Thanks for this contribution, Paul! This was a very intriguing paper and
it’s great to see it in botch.
We typically don’t take on new external dependencies but if it’s pure
PyTorch that should be OK,, as long as it’s possible for your package to
have some sort of unit or integration test that ensures any future changes
to your package do not cause problems for the botch implementation/
functionality demonstrated in the nb.
…On Fri, Feb 21, 2025 at 9:57 AM Paul Brunzema ***@***.***> wrote:
Motivation
This PR adds variational Bayesian last layers (VBLLs) [1], which
demonstrated pre very promising results in the context of BO in our last
paper [2], to BoTorch. The goal is to provide a BoTorch-compatible
implementation of VBLL surrogates for standard use cases (single-output
models), making them accessible to the community as quickly as possible.
This PR does not yet contain all the features discussed in [2] such as the
continual learning.
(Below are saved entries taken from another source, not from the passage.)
@@ -1323,19 +1527,28 @@
 }
 
 namespace {
-struct GconvPlan { int TH, bands, rows_in, grid_x; size_t lds; };
-GconvPlan gconv_plan(int B, int H, int W, int C, int stride) {
+enum { GCONV_ONE_PHASE = 0, GCONV_PIPELINED = 1, GCONV_FORM_OF_PLAN = -1 };
+struct GconvPlan { int TH, bands, rows_in, grid_x, form; size_t lds; };
+bool gconv_pipelined_wins(int H, int W, int C, int stride) {
+    return stride == 1 && H == W && ((H == 28 && C == 256) || (H == 14 && C == 512) || (H == 7 && C == 1024));
+}
+GconvPlan gconv_plan(int B, int H, int W, int C, int stride, int form = GCONV_FORM_OF_PLAN) {
     GconvPlan g;
     const int Ho = (H - 1) / stride + 1, Wo = (W - 1) / stride + 1, Wp = W + 2;
     auto bytes = [&](int th) { return (size_t)(((th - 1) * stride + 3) * Wp + th * Wo) * GC_PIXB; };
     int TH = Ho;
     while (TH > 1 && (bytes(TH) > (size_t)52 * 1024 || ((TH - 1) * stride + 3) * Wp > 10 * 32 || TH * Wo > 128)) TH = (TH + 1) / 2;
+    g.form = form == GCONV_FORM_OF_PLAN ? (gconv_pipelined_wins(H, W, C, stride) ? GCONV_PIPELINED : GCONV_ONE_PHASE) : form;
+    auto bytes_pipe = [&](int th) { return 2 * ((size_t)((th - 1) * stride + 3) * Wp * GC_PIXB + (size_t)th * Wo * GCP_OUTB); };
+    if (g.form == GCONV_PIPELINED)
+        while (TH > 1 && (bytes_pipe(TH) > (size_t)80 * 1024 || ((TH - 1) * stride + 3) * Wp > 6 * 32)) TH = (TH + 1) / 2;
     g.TH = TH;
     g.bands = cvcl_div_up(Ho, TH);
     g.rows_in = (TH - 1) * stride + 3;
-    g.lds = bytes(TH);
+    g.lds = g.form == GCONV_PIPELINED ? bytes_pipe(TH) : bytes(TH);
     int per_cu = (int)((160 * 1024) / g.lds);
-    const int reg_limit = (C / 32 == 32) ? 2 : 3;
+    const int reg_limit = g.form == GCONV_PIPELINED ? (cvcl_div_up(g.rows_in * Wp, 32) <= 6 ? 2 : 1)
+                        : (C / 32 == 32) ? 2 : 3;
     if (per_cu > reg_limit) per_cu = reg_limit;
     if (per_cu < 1) per_cu = 1;
     const int slabs = C / GC_CS;
@@ -1357,7 +1570,7 @@
 
 static int gconv3x3_impl(int dtype, const void* x, const float* a_scale, const float* a_shift, const BnSrc* src, const void* w_packed,
                          void* y, float* stats, int stats_rows, const float* centre, int B, int H, int W, int C, int groups,
-                         int stride, void* stream) {
+                         int stride, void* stream, int form = GCONV_FORM_OF_PLAN) {
     CVCL_CHECK_DTYPE_TRUNK(dtype, "cvcl_gconv3x3");
     CVCL_CHECK_ARG(x && w_packed && y && (!a_scale == !a_shift), "cvcl_gconv3x3: null pointer");
     CVCL_CHECK_ARG(!src || (dtype == CVCL_BF16 && src->acc && src->gamma && src->beta && src->C == C && src->count > 0 &&
@@ -1375,7 +1588,7 @@
     if (dtype == CVCL_BF16) {
         CVCL_CHECK_ARG((cg == 4 || cg == 8 || cg == 16 || cg == 32) && C % GC_CS == 0,
                        "cvcl_gconv3x3: unsupported channels-per-group %d (C=%d)", cg, C);
-        const GconvPlan g = gconv_plan(B, H, W, C, stride);
+        const GconvPlan g = gconv_plan(B, H, W, C, stride, form);
         CVCL_CHECK_ARG(g.lds <= 160 * 1024 && g.rows_in * (W + 2) <= 10 * 32 && g.TH * ((W - 1) / stride + 1) <= 128,
                        "cvcl_gconv3x3: feature map too wide for one staged band (%zu B, %d pixels)", g.lds, g.rows_in * (W + 2));
         CVCL_CHECK_ARG(!stats || stats_rows == CVCL_STATS_ACCUMULATE || stats_rows >= g.grid_x, "cvcl_gconv3x3: stats_rows %d < %d", stats_rows, g.grid_x);
@@ -1393,22 +1606,26 @@
         CvclProfScope prof(stream, CVCL_K_GCONV);
         int rc;
         const int slots = cvcl_div_up(g.rows_in * (W + 2), 32);
-        static CvclLdsAttr attr_set[2][2][11];
+        static CvclLdsAttr attr_set[2][2][2][11];
+        const bool pipelined = g.form == GCONV_PIPELINED;
+        CVCL_CHECK_ARG(!pipelined || !src || (size_t)g.TH * Wo * GCP_OUTB >= 512, "cvcl_gconv3x3: output band smaller than the finalize-on-load scratch");
         auto launch = [&](auto kern) -> int {
-            CvclLdsAttr& done = attr_set[cg == 32][g.TH * Wo <= 64][slots <= 4 ? 4 : slots <= 6 ? 6 : slots <= 8 ? 8 : 10];
+            CvclLdsAttr& done = attr_set[pipelined][cg == 32][g.TH * Wo <= 64][slots <= 4 ? 4 : slots <= 6 ? 6 : slots <= 8 ? 8 : 10];
             if (const int rc = cvcl_raise_lds_limit(done, (const void*)kern, 160 * 1024, "cvcl_gconv3x3")) return rc;
             done.mark();
-            hipLaunchKernelGGL(kern, dim3(g.grid_x, C / GC_CS), dim3(256), g.lds, s, d);
+            hipLaunchKernelGGL(kern, dim3(g.grid_x, C / GC_CS), dim3(pipelined ? 512 : 256), g.lds, s, d);
             return CVCL_OK;
         };
         const bool few = g.TH * Wo <= 64;
-#define CVCL_GCONV_PICK(W_) \
-        (slots <= 4 ? (few ? launch(gconv_mfma_kernel<W_, 4, 4>) : launch(gconv_mfma_kernel<W_, 4, 8>)) \
-         : slots <= 6 ? (few ? launch(gconv_mfma_kernel<W_, 6, 4>) : launch(gconv_mfma_kernel<W_, 6, 8>)) \
-         : slots <= 8 ? (few ? launch(gconv_mfma_kernel<W_, 8, 4>) : launch(gconv_mfma_kernel<W_, 8, 8>)) \
-                      : (few ? launch(gconv_mfma_kernel<W_, 10, 4>) : launch(gconv_mfma_kernel<W_, 10, 8>)))
+#define CVCL_GCONV_PICK_OF(K_, W_) \
+        (slots <= 4 ? (few ? launch(K_<W_, 4, 4>) : launch(K_<W_, 4, 8>)) \
+         : slots <= 6 ? (few ? launch(K_<W_, 6, 4>) : launch(K_<W_, 6, 8>)) \
+         : slots <= 8 ? (few ? launch(K_<W_, 8, 4>) : launch(K_<W_, 8, 8>)) \
+                      : (few ? launch(K_<W_, 10, 4>) : launch(K_<W_, 10, 8>)))
+#define CVCL_GCONV_PICK(W_) (pipelined ? CVCL_GCONV_PICK_OF(gconv_mfma_pipe_kernel, W_) : CVCL_GCONV_PICK_OF(gconv_mfma_kernel, W_))
         rc = cg == 32 ? CVCL_GCONV_PICK(true) : CVCL_GCONV_PICK(false);
 #undef CVCL_GCONV_PICK
+#undef CVCL_GCONV_PICK_OF
         if (rc) return rc;
         CVCL_LAUNCH_CHECK();
         return CVCL_OK;
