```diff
@@ -223,19 +240,19 @@
   const int x0 = tx * TW, y0 = ty * TH;
   const int tid = threadIdx.x;
 
+  const int col = tid;
+  f2 acc[S / 2][5];
+#pragma unroll
+  for (int p = 0; p < S / 2; ++p)
+#pragma unroll
+    for (int s = 0; s < 5; ++s) acc[p][s] = f2{0.0f, 0.0f};
   {
-    const int col = tid;
     constexpr int seg = 0;
     if (col < COLS) {
       const unsigned gx = (unsigned)mirror_fold(x0 - R + col, a.w, a.fold_w);
       const unsigned pitch_r = (unsigned)a.row_pitch_r, pitch_d = (unsigned)a.row_pitch_d;
       const auto rsrc_r = make_rsrc(ref, (unsigned)a.h * pitch_r * (unsigned)sizeof(T));
       const auto rsrc_d = make_rsrc(dis, (unsigned)a.h * pitch_d * (unsigned)sizeof(T));
-      f2 acc[S / 2][5];
-#pragma unroll
-      for (int p = 0; p < S / 2; ++p)
-#pragma unroll
-        for (int s = 0; s < 5; ++s) acc[p][s] = f2{0.0f, 0.0f};
       f2 dacc[S / 2];
 #pragma unroll
       for (int q = 0; q < S / 2; ++q) dacc[q] = f2{0.0f, 0.0f};
@@ -295,28 +312,51 @@
 #pragma unroll
       for (int p = 0; p < S / 2; ++p)
 #pragma unroll
-        for (int s = 0; s < 5; ++s) sv[s][seg * (S / 2) + p][col] = acc[p][s];
+        for (int s = 0; s < (PH ? 2 : 5); ++s) pl[s][p][col] = acc[p][s];
       if (ND) {
 #pragma unroll
-        for (int q = 0; q < S / 2; ++q) sd[seg * (S / 2) + q][col] = dacc[q];
+        for (int q = 0; q < S / 2; ++q) pl[SD][q][col] = dacc[q];
       }
     }
   }
   __syncthreads();
 
-  vif_hstat<N, TW, ND>(a, &sv[0][0][0], &sd[0][0], red, fr, tile, x0, y0);
-}
-
+  const int sfr = __builtin_amdgcn_readfirstlane(fr), stile = __builtin_amdgcn_readfirstlane(tile);
+  const int sx0 = __builtin_amdgcn_readfirstlane(x0), sy0 = __builtin_amdgcn_readfirstlane(y0);
+  vif_decimate<N, TW, ND>(a, &pl[SD][0][0], sfr, sx0, sy0);
+  int rp, hseg;
+  vif_lane_map(rp, hseg);
+  f2 out[5][4];
+  if (hseg < NSEG) vif_hpass<N, 0, (PH ? 2 : 5)>(a, &pl[0][0][0], rp, hseg, out);
+  if (PH) {
+    __syncthreads();
+    if (col < COLS) {
+#pragma unroll
+      for (int p = 0; p < S / 2; ++p)
+#pragma unroll
+        for (int s = 2; s < 5; ++s) pl[s - 2][p][col] = acc[p][s];
+    }
+    __syncthreads();
+    if (hseg < NSEG) vif_hpass<N, 2, 5>(a, &pl[0][0][0], rp, hseg, out);
+  }
+  vif_statistic<N, TW>(a, out, red, sfr, stile, sx0, sy0, rp, hseg);
+}
+
+template <int N, int TW, int ND, int PH>
+hipError_t launch_stat_ph(hipStream_t stream, Elem elem, const VifStatArgs& a, int n_frames) {
+  const dim3 grid(a.n_tiles, n_frames), block(kBlock);
+  constexpr unsigned extra = PH ? PQA_VIF_LDS_EXTRA : 0;
+  switch (elem) {
+    case ELEM_U8: hipLaunchKernelGGL((vif_stat_kernel<uint8_t, N, TW, ND, PH>), grid, block, extra, stream, a); break;
+    case ELEM_U16: hipLaunchKernelGGL((vif_stat_kernel<uint16_t, N, TW, ND, PH>), grid, block, extra, stream, a); break;
+    case ELEM_F32: hipLaunchKernelGGL((vif_stat_kernel<float, N, TW, ND, PH>), grid, block, extra, stream, a); break;
+  }
+  return hipGetLastError();
+}
 
 template <int N, int TW, int ND>
-hipError_t launch_stat_n(hipStream_t stream, Elem elem, const VifStatArgs& a, int n_frames) {
-  const dim3 grid(a.n_tiles, n_frames), block(kBlock);
-  switch (elem) {
-    case ELEM_U8: hipLaunchKernelGGL((vif_stat_kernel<uint8_t, N, TW, ND>), grid, block, 0, stream, a); break;
-    case ELEM_U16: hipLaunchKernelGGL((vif_stat_kernel<uint16_t, N, TW, ND>), grid, block, 0, stream, a); break;
-    case ELEM_F32: hipLaunchKernelGGL((vif_stat_kernel<float, N, TW, ND>), grid, block, 0, stream, a); break;
-  }
-  return hipGetLastError();
+hipError_t launch_stat_n(hipStream_t stream, Elem elem, const VifStatArgs& a, int n_frames, int phases) {
+  return phases ? launch_stat_ph<N, TW, ND, 1>(stream, elem, a, n_frames) : launch_stat_ph<N, TW, ND, 0>(stream, elem, a, n_frames);
 }
 
 constexpr int kVifN[4] = {17, 9, 5, 3};
@@ -328,7 +368,7 @@
 
 hipError_t launch_vif_stat(hipStream_t stream, int scale, Elem elem, PlaneRun ref, PlaneRun dis, int n_frames,
                            int w, int h, float inv_scale, float gain_limit, int border101, double* partials,
-                           MutPlaneRun next_ref, MutPlaneRun next_dis, int s0_mode, int* n_partials, int uniform) {
+                           MutPlaneRun next_ref, MutPlaneRun next_dis, int s0_mode, int* n_partials, int uniform, int phases) {
   if (n_partials) *n_partials = vif_tiles_x(scale, w) * vif_tiles_y(h);
   if (n_frames <= 0) return hipSuccess;
   const int bits = elem == ELEM_U8 ? 8 : (elem == ELEM_U16 && inv_scale == 0.25f) ? 10 : (elem == ELEM_U16 && inv_scale == 0.0625f) ? 12 : 0;
@@ -357,10 +397,10 @@
   a.taps = tap_pairs(cur, kVifN[scale], scale < 3 ? &nxt : nullptr, scale < 3 ? kVifN[scale + 1] : 0);
   if (scale < 3 && (!a.dst_ref || !a.dst_dis)) return hipErrorInvalidValue;
   switch (scale) {
-    case 0: return launch_stat_n<17, 240, 9>(stream, elem, a, n_frames);
-    case 1: return launch_stat_n<9, 248, 5>(stream, elem, a, n_frames);
-    case 2: return launch_stat_n<5, 252, 3>(stream, elem, a, n_frames);
-    case 3: return launch_stat_n<3, 252, 0>(stream, elem, a, n_frames);
+    case 0: return launch_stat_n<17, 240, 9>(stream, elem, a, n_frames, phases);
+    case 1: return launch_stat_n<9, 248, 5>(stream, elem, a, n_frames, phases);
+    case 2: return launch_stat_n<5, 252, 3>(stream, elem, a, n_frames, phases);
+    case 3: return launch_stat_n<3, 252, 0>(stream, elem, a, n_frames, phases);
   }
   return hipErrorInvalidValue;
 }
```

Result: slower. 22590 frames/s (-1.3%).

If there is the interest to also add the continual
learning, I am happy to add them down the line!
The VBLLs can be used in standard acquisition functions such as (log)EI
but are especially nice for Thompson sampling as the Thompson sample of a
Bayesian last layer model is a differentiable standard feed forward neural
network which is useful for (almost) global optimization of the sample for
the next query location.
Implementation details
This PR adds the implementation to the community folders--also here, if
there is a large interest in the model, I am happy to help merge them into
the main part of the repo. The added files of this PR are the following
botorch_community
|-- acquisition
| |-- bll_thompson_sampling.py # TS for Bayesian last layer models
|-- models
| |-- vblls.py # BoTorch wrapper for VBLLs
|-- posteriors
| |-- bll_posterior.py # Posterior class for Bayesian last layer models
notebooks_community
|-- vbll_thompson_sampling.ipynb # Tutorial on how use the VBLL model
test_community
|-- models
| |-- test_vblls.py # test for the VBLL models functionality (backbone freezing for feature reuse, etc)
The current implementation build directly on the VBLL repo
<https://github.com/VectorInstitute/vbll>, which is actively maintained
and depends only on PyTorch. Using this repo allows improvements—e.g.,
better variational posterior initialization—to be directly beneficial for
BO.
Have you read the Contributing Guidelines on pull requests
<https://github.com/pytorch/botorch/blob/main/CONTRIBUTING.md#pull-requests>
?
Yes.
Test Plan
The PR does not change any functionality of the current code base. The
core functionality of the VBLLs should be covered by test_vblls.py. Let
me know if further tests are required.
Related PRs
This PR does not change functionality and I did not see any PRs regarding
last layer models in BoTorch. Maybe this implementation can useful also for
other BLLs.
References
[1] P. Brunzema, M. Jordahn, J. Willes, S. Trimpe, J. Snoek, J. Harrison. Bayesian
Optimization via Continual Variational Last Layer Training
<https://arxiv.org/abs/2412.09477>. International Conference on Learning
Representations (ICLR), 2025.
[2] J. Harrison, J. Willes, J. Snoek. Variational Bayesian Last Layers
<https://arxiv.org/abs/2404.11599>. International Conference on Learning
Representations (ICLR), 2024.
------------------------------
You can view, comment on, or merge this pull request online at:
#2754
Commit Summary
- f599471
<f599471>
add vbll surrogate and notebook
- 6b82184
<6b82184>
update notebook and base implementation
- 1b0f899
<1b0f899>
update optim config
- 2606ac3
<2606ac3>
add tests for vbll model
- 873163f
<873163f>
update tutorial for vblls
File Changes
(6 files <https://github.com/pytorch/botorch/pull/2754/files>)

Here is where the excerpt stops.